I think I can work around it, but I want to know how you guys would handle it. 

my car was an original manual drum car. I removed the factory mastercylinder as I prepared for putting on my new vacuum booster unit and mastercylinder. I noticed after I pulled off the original mastercylinder that there are 2 bolts on each side that are sticking out 1.25 inches roughly. problem is, the vacuum unit has 4 bolts that are spread out in close to a square. if we slide the plunger into the same hole the original came out of, the 4 original car bolts push the unit away and don't line up with any of the bolt locations from the vacuum unit. my initial thought is to remove those 4 factory bolts from the pontiac or grind them off. they seem to support the dash and steering wheel.

second part of this problem, the bolts that stick out of the vacuum piece don't line up with the flat part on the firewall, the top 2 bolts touch just past the curve and will make things difficult to mount. 

wondering if anyone else has run into this problem anywhere. if so, how did you go about fixing it, or if you have an idea about how to get it fixed. 

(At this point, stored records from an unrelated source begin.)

@@ -247,11 +250,47 @@
   return wgrad_default_is_tr((int)Cin, (int)Cout, (int)M) ? "tr" : "regt";
 }
 
+static bool wgrad_default_is_row(const WtrGeo& g) {
+  constexpr int kRowMinPx = 65536;
+  const char* e = getenv("RTHD_WGRAD_ROW");
+  if (e && atoi(e) == 0) return false;
+  return wrow_eligible(g) && g.Cin >= 64 && g.Cout >= 64 &&
+         g.M > kRowMinPx && wgrad_default_is_tr(g.Cin, g.Cout, g.M);
+}
+
+static WtrGeo wgrad_geo(int64_t B, int64_t Cin, int64_t H, int64_t W,
+                        int64_t Cout, int64_t KH, int64_t KW, int64_t stride,
+                        int64_t pad) {
+  WtrGeo g;
+  g.B = (int)B; g.H = (int)H; g.W = (int)W; g.Cin = (int)Cin;
+  g.Cout = (int)Cout;
+  g.KH = (int)KH; g.KW = (int)KW; g.stride = (int)stride; g.pad = (int)pad;
+  g.Ho = (int)((H + 2 * pad - KH) / stride + 1);
+  g.Wo = (int)((W + 2 * pad - KW) / stride + 1);
+  g.M = g.B * g.Ho * g.Wo;
+  g.chunk_len = 0;
+  return g;
+}
+
+std::string wgrad_bf16_choice_geo(int64_t Cin, int64_t Cout, int64_t KH,
+                                  int64_t KW, int64_t stride, int64_t pad,
+                                  int64_t H, int64_t W, int64_t B) {
+  const WtrGeo g = wgrad_geo(B, Cin, H, W, Cout, KH, KW, stride, pad);
+  if (wgrad_default_is_row(g)) return "row";
+  return wgrad_bf16_choice(Cin, Cout, g.M);
+}
+
 int64_t wgrad_bf16_chunk_len(int64_t Cin, int64_t Cout, int64_t taps,
                              int64_t M) {
   int forced = 0;
   if (const char* e = getenv("RTHD_WGRAD_CHUNK")) forced = atoi(e);
   return wtr_chunk_len((int)M, (int)Cin, (int)Cout, (int)taps, forced);
+}
+
+int64_t wgrad_row_chunk_len(int64_t Cin, int64_t Cout, int64_t M) {
+  int forced = 0;
+  if (const char* e = getenv("RTHD_WGRAD_CHUNK")) forced = atoi(e);
+  return wrow_chunk_len((int)M, (int)Cin, (int)Cout, forced);
 }
 
 torch::Tensor wgrad_bf16_fast(torch::Tensor x, torch::Tensor dy, int64_t KH,
@@ -270,10 +309,36 @@
   g.KH = KH; g.KW = KW; g.stride = stride; g.pad = pad;
   g.M = g.B * g.Ho * g.Wo;
 
+  const bool aligned = (g.Cin % 8 == 0) && (g.Cout % 8 == 0);
+  WtrGeo tg;
+  tg.B = g.B; tg.H = g.H; tg.W = g.W; tg.Cin = g.Cin;
+  tg.Ho = g.Ho; tg.Wo = g.Wo; tg.Cout = g.Cout;
+  tg.KH = g.KH; tg.KW = g.KW; tg.stride = g.stride; tg.pad = g.pad;
+  tg.M = g.M;
+
+  bool use_tr = false, use_row = false;
+  if (variant == "row") {
+    TORCH_CHECK(wrow_eligible(tg), "wgrad_bf16_fast: variant 'row' needs a "
+                "3x3 stride-1 pad-1 conv with Wo % 32 == 0, Cin % 8 == 0 and "
+                "Cout % 8 == 0");
+    use_row = true;
+  } else if (variant == "tr") {
+    TORCH_CHECK(aligned, "wgrad_bf16_fast: variant 'tr' needs Cin % 8 == 0 "
+                "and Cout % 8 == 0");
+    use_tr = true;
+  } else if (variant.empty()) {
+    use_row = wgrad_default_is_row(tg);
+    use_tr = !use_row && wgrad_default_is_tr(g.Cin, g.Cout, g.M);
+  } else {
+    TORCH_CHECK(variant == "regt", "wgrad_bf16_fast: unknown variant '",
+                variant, "'");
+  }
+
   const int ci_tiles = (int)cdiv(g.Cin, 64);
   const int co_tiles = (int)cdiv(g.Cout, 64);
   const int taps = (int)(KH * KW);
-  const int chunk_len = (int)wgrad_bf16_chunk_len(g.Cin, g.Cout, taps, g.M);
+  int chunk_len = (int)wgrad_bf16_chunk_len(g.Cin, g.Cout, taps, g.M);
+  if (use_row) chunk_len = (int)wgrad_row_chunk_len(g.Cin, g.Cout, g.M);
   const int nchunks = (int)cdiv(g.M, chunk_len);
   g.chunk_len = chunk_len;
   g.ci_tiles = ci_tiles;
@@ -289,31 +354,17 @@
 
   dim3 grid(ci_tiles, co_tiles, taps * nchunks);
   auto s = at::cuda::getCurrentCUDAStream();
-  const bool aligned = (g.Cin % 8 == 0) && (g.Cout % 8 == 0);
-
-  bool use_tr = false;
-  if (variant == "tr") {
-    TORCH_CHECK(aligned, "wgrad_bf16_fast: variant 'tr' needs Cin % 8 == 0 "
-                "and Cout % 8 == 0");
-    use_tr = true;
-  } else if (variant.empty()) {
-    use_tr = wgrad_default_is_tr(g.Cin, g.Cout, g.M);
-  } else {
-    TORCH_CHECK(variant == "regt", "wgrad_bf16_fast: unknown variant '",
-                variant, "'");
-  }
   const bool same = stride == 1 && g.Ho == g.H && g.Wo == g.W;
   auto* px = reinterpret_cast<const bf16*>(xc.data_ptr());
   auto* pdy = reinterpret_cast<const bf16*>(dyc.data_ptr());
 #define RTHD_WG_LAUNCH(A_, S_)                                           \
   hipLaunchKernelGGL((wgrad_bf16_kernel<A_, S_>), grid, dim3(256), 0, s, \
       px, pdy, dwp.data_ptr<float>(), g)
-  if (use_tr) {
-    WtrGeo tg;
-    tg.B = g.B; tg.H = g.H; tg.W = g.W; tg.Cin = g.Cin;
-    tg.Ho = g.Ho; tg.Wo = g.Wo; tg.Cout = g.Cout;
-    tg.KH = g.KH; tg.KW = g.KW; tg.stride = g.stride; tg.pad = g.pad;
-    tg.M = g.M; tg.chunk_len = g.chunk_len;
+  tg.chunk_len = g.chunk_len;
+  if (use_row) {
+    wgrad_row_launch(tg, nchunks, px, pdy, zero_page_bf16(xc),
+                     dwp.data_ptr<float>(), s);
+  } else if (use_tr) {
     wgrad_tr_launch(tg, nchunks, px, pdy, zero_page_bf16(xc),
                     dwp.data_ptr<float>(), s);
   }
diff --git a/real_time_helmet_detection_amd/ops/csrc/wgrad_row.hip b/real_time_helmet_detection_amd/ops/csrc/wgrad_row.hip
--- /dev/null
+++ b/real_time_helmet_detection_amd/ops/csrc/wgrad_row.hip
@@ -0,0 +1,297 @@
+#include <mutex>
+
+#include "conv_common.h"
+#include "wgrad_row_geo.h"
+
+namespace rthd {
+
+namespace {
+
+using i16x4 = __attribute__((ext_vector_type(4))) short;
+using u32x2 = __attribute__((ext_vector_type(2))) uint32_t;
+typedef __attribute__((address_space(3))) char lds_char;
+
+constexpr int WROW_NBUF = 3;
+constexpr int WROW_NUM_XCD = 8;
+
+template <int OFF>
+DEV_INLINE i16x4 row_tr_read(uint32_t addr) {
+  i16x4 v;
+  asm volatile("ds_read_b64_tr_b16 %0, %1 offset:%2"
+               : "=v"(v) : "v"(addr), "n"(OFF) : "memory");
+  return v;
+}
+
+template <int REG>
+DEV_INLINE i16x4 row_mask(i16x4 v, uint32_t word) {
+  u32x2 u = __builtin_bit_cast(u32x2, v);
+  u[REG] &= word;
+  return __builtin_bit_cast(i16x4, u);
+}
+
+template <int BM, int BN>
+__global__ __launch_bounds__(256, 2)
+void wgrad_row_kernel(const bf16* __restrict__ x, const bf16* __restrict__ dy,
+                      const bf16* __restrict__ zpage, float* __restrict__ dw,
+                      WtrGeo g, int xcd_remap) {
+  constexpr int MI = BM / 32, NI = BN / 32;
+  constexpr int NP = (WROW_USED * BM * 2 + 1023) / 1024;
+  constexpr int XB = NP * 1024;
+  constexpr int YB = WTR_KB * BN * 2;
+  constexpr int STAGE = XB + YB;
+  constexpr int NXMAX = (NP + 3) / 4;
+  constexpr int NXMIN = NP / 4;
+  constexpr int NY = YB / 4096;
+  constexpr int KS = WTR_KB / 32;
+  constexpr int RD1 = 2 * (3 * MI + NI);
+  static_assert(KS == 2, "the fragment reads below are written for KS = 2");
+  static_assert(NXMAX - NXMIN <= 1, "two wait counts");
+  extern __shared__ __attribute__((aligned(16))) char smem[];
+
+  const int ci_t = (g.Cin + BM - 1) / BM, co_t = (g.Cout + BN - 1) / BN;
+  int cell = blockIdx.x;
+  if (xcd_remap) {
+    const int G = gridDim.x, k = cell % WROW_NUM_XCD, j = cell / WROW_NUM_XCD;
+    cell = k * (G / WROW_NUM_XCD) + min(k, G % WROW_NUM_XCD) + j;
+  }
+  const int z = cell / (ci_t * co_t);
+  const int ty = z % 3;
+  const int chunk = z / 3;
+  const int ci0 = (cell % ci_t) * BM;
+  const int co0 = (cell / ci_t % co_t) * BN;
+  const int dyt = ty - 1;
+
+  const int tid = threadIdx.x;
+  const int lane = tid & 63;
+  const int wid = __builtin_amdgcn_readfirstlane(tid >> 6);
+  const int wr = wid >> 1, wc = wid & 1;
+  const int nxw = (NP - wid + 3) / 4;
+
+  const int px_start = chunk * g.chunk_len;
+  const int px_end = min(px_start + g.chunk_len, g.M);
+  const int nsteps = (px_end - px_start + WTR_KB - 1) / WTR_KB;
+
+  WtrPix pix[NXMAX];
+  int xrow[NXMAX], xch[NXMAX], yrow[NY], ych[NY];
+#pragma unroll
+  for (int i = 0; i < NXMAX; ++i) {
+    int c;
+    wtr_stage_slot(i * 4 + wid, lane, BM, &xrow[i], &c);
+    xch[i] = ci0 + c * 8;
+    wrow_pix_init(px_start - WROW_APRON + xrow[i], g.Ho, g.Wo, &pix[i]);
+  }
+#pragma unroll
+  for (int i = 0; i < NY; ++i) {
+    int c;
+    wtr_stage_slot(i * 4 + wid, lane, BN, &yrow[i], &c);
+    ych[i] = co0 + c * 8;
+  }
+  const int adv_b = WTR_KB / (g.Ho * g.Wo);
+  const int adv_q = WTR_KB % (g.Ho * g.Wo) / g.Wo, adv_r = WTR_KB % g.Wo;
+
+  auto issue_step = [&](int step, int buf) {
+    char* base = smem + buf * STAGE;
+    const int p0 = px_start + step * WTR_KB;
+#pragma unroll
+    for (int i = 0; i < NXMAX; ++i) {
+      if (i < NXMIN || i < nxw) {
+        const int64_t off = wrow_x_src(g, pix[i], p0 - WROW_APRON + xrow[i],
+                                       xrow[i], px_end, dyt, xch[i]);
+        const bf16* src = off < 0 ? zpage : x + off;
+        __builtin_amdgcn_global_load_lds((glb_void*)src,
+            (lds_void*)(base + wtr_stage_byte(i * 4 + wid, lane)), 16, 0, 0);
+        wtr_pix_advance(&pix[i], adv_b, adv_q, adv_r, g.Ho, g.Wo);
+      }
+    }
+#pragma unroll
+    for (int i = 0; i < NY; ++i) {
+      const int64_t off = wtr_dy_src(g, p0 + yrow[i], px_end, ych[i]);
+      const bf16* src = off < 0 ? zpage : dy + off;
+      __builtin_amdgcn_global_load_lds((glb_void*)src,
+          (lds_void*)(base + XB + wtr_stage_byte(i * 4 + wid, lane)),
+          16, 0, 0);
+    }
+  };
+
+  const uint32_t lds0 = (uint32_t)(uintptr_t)(lds_char*)smem;
+  uint32_t aoff[3][MI][2], boff[NI][2];
+#pragma unroll
+  for (int h = 0; h < 2; ++h) {
+#pragma unroll
+    for (int t = 0; t < 3; ++t)
+#pragma unroll
+      for (int mi = 0; mi < MI; ++mi)
+        aoff[t][mi][h] =
+            lds0 + wrow_tr_addr(wr * MI + mi, 0, h, t - 1, lane, BM);
+#pragma unroll
+    for (int ni = 0; ni < NI; ++ni)
+      boff[ni][h] = lds0 + XB + wtr_tr_addr(wc * NI + ni, 0, h, lane, BN);
+  }
+  const uint32_t mword_lo = wrow_mask_word(-1, lane);
+  const uint32_t mword_hi = wrow_mask_word(+1, lane);
+  int oxs = __builtin_amdgcn_readfirstlane(px_start % g.Wo);
+
+  f32x4 acc[3][MI][NI] = {};
+
+  issue_step(0, 0);
+  if (nsteps > 1) issue_step(1, 1);
+  int rbuf = 0;
+
+  for (int step = 0; step < nsteps; ++step) {
+    if (step + 1 < nsteps) {
+      if (nxw == NXMAX)
+        asm volatile("s_waitcnt vmcnt(%0)" ::"n"(NXMAX + NY) : "memory");
+      else
+        asm volatile("s_waitcnt vmcnt(%0)" ::"n"(NXMIN + NY) : "memory");
+    } else {
+      asm volatile("s_waitcnt vmcnt(0)" ::: "memory");
+    }
+    __builtin_amdgcn_s_barrier();
+
+    const uint32_t boffs = (uint32_t)(rbuf * STAGE);
+    i16x4 xlo[KS][3][MI], xhi[KS][3][MI], ylo[KS][NI], yhi[KS][NI];
+#pragma unroll
+    for (int t = 0; t < 3; ++t)
+#pragma unroll
+      for (int mi = 0; mi < MI; ++mi) {
+        xlo[0][t][mi] = row_tr_read<0>(aoff[t][mi][0] + boffs);
+        xhi[0][t][mi] = row_tr_read<0>(aoff[t][mi][1] + boffs);
+      }
+#pragma unroll
+    for (int ni = 0; ni < NI; ++ni) {
+      ylo[0][ni] = row_tr_read<0>(boff[ni][0] + boffs);
+      yhi[0][ni] = row_tr_read<0>(boff[ni][1] + boffs);
+    }
+#pragma unroll
+    for (int t = 0; t < 3; ++t)
+#pragma unroll
+      for (int mi = 0; mi < MI; ++mi) {
+        xlo[1][t][mi] = row_tr_read<32 * BM * 2>(aoff[t][mi][0] + boffs);
+        xhi[1][t][mi] = row_tr_read<32 * BM * 2>(aoff[t][mi][1] + boffs);
+      }
+#pragma unroll
+    for (int ni = 0; ni < NI; ++ni) {
+      ylo[1][ni] = row_tr_read<32 * BN * 2>(boff[ni][0] + boffs);
+      yhi[1][ni] = row_tr_read<32 * BN * 2>(boff[ni][1] + boffs);
+    }
+
+    const int wbuf = rbuf == 0 ? 2 : rbuf - 1;
+    if (step + 2 < nsteps) issue_step(step + 2, wbuf);
+    rbuf = rbuf == 2 ? 0 : rbuf + 1;
+
+    uint32_t mlo[KS], mhi[KS];
+#pragma unroll
+    for (int ks = 0; ks < KS; ++ks) {
+      int oxk = oxs + 32 * ks;
+      oxk -= oxk >= g.Wo ? g.Wo : 0;
+      mlo[ks] = wrow_edge(-1, oxk, g.Wo) ? mword_lo : 0xffffffffu;
+      mhi[ks] = wrow_edge(+1, oxk, g.Wo) ? mword_hi : 0xffffffffu;
+    }
+    oxs += adv_r;
+    oxs -= oxs >= g.Wo ? g.Wo : 0;
+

If need be I can get some photos taken so you guys can see it first hand.

thanks for any help


----------



## pontiac (Mar 6, 2011)

what year booster did you buy? for a 67, those bolts are part of the brace the pedals mount onto, so cutting the bolts is not an option. if you purchased the 67 booster, it is a direct bolt onto those 4 bolts. and the original hole is correct. Sounds like the wrong booster. Original factory booster bracket was riveted to vacuum canister, not separate pieces. If separate, this is not a factory replacement item.


----------



## BearGFR (Aug 25, 2008)

:agree You don't want to be cutting any bolts, for sure. The brake booster and MC need to be "tied" to the brake pedal bracketry under the dash for rigidity. Otherwise when you step on the brakes, you're eventually going to fatigue the metal in the firewall from flexing and rip everything right out of the firewall.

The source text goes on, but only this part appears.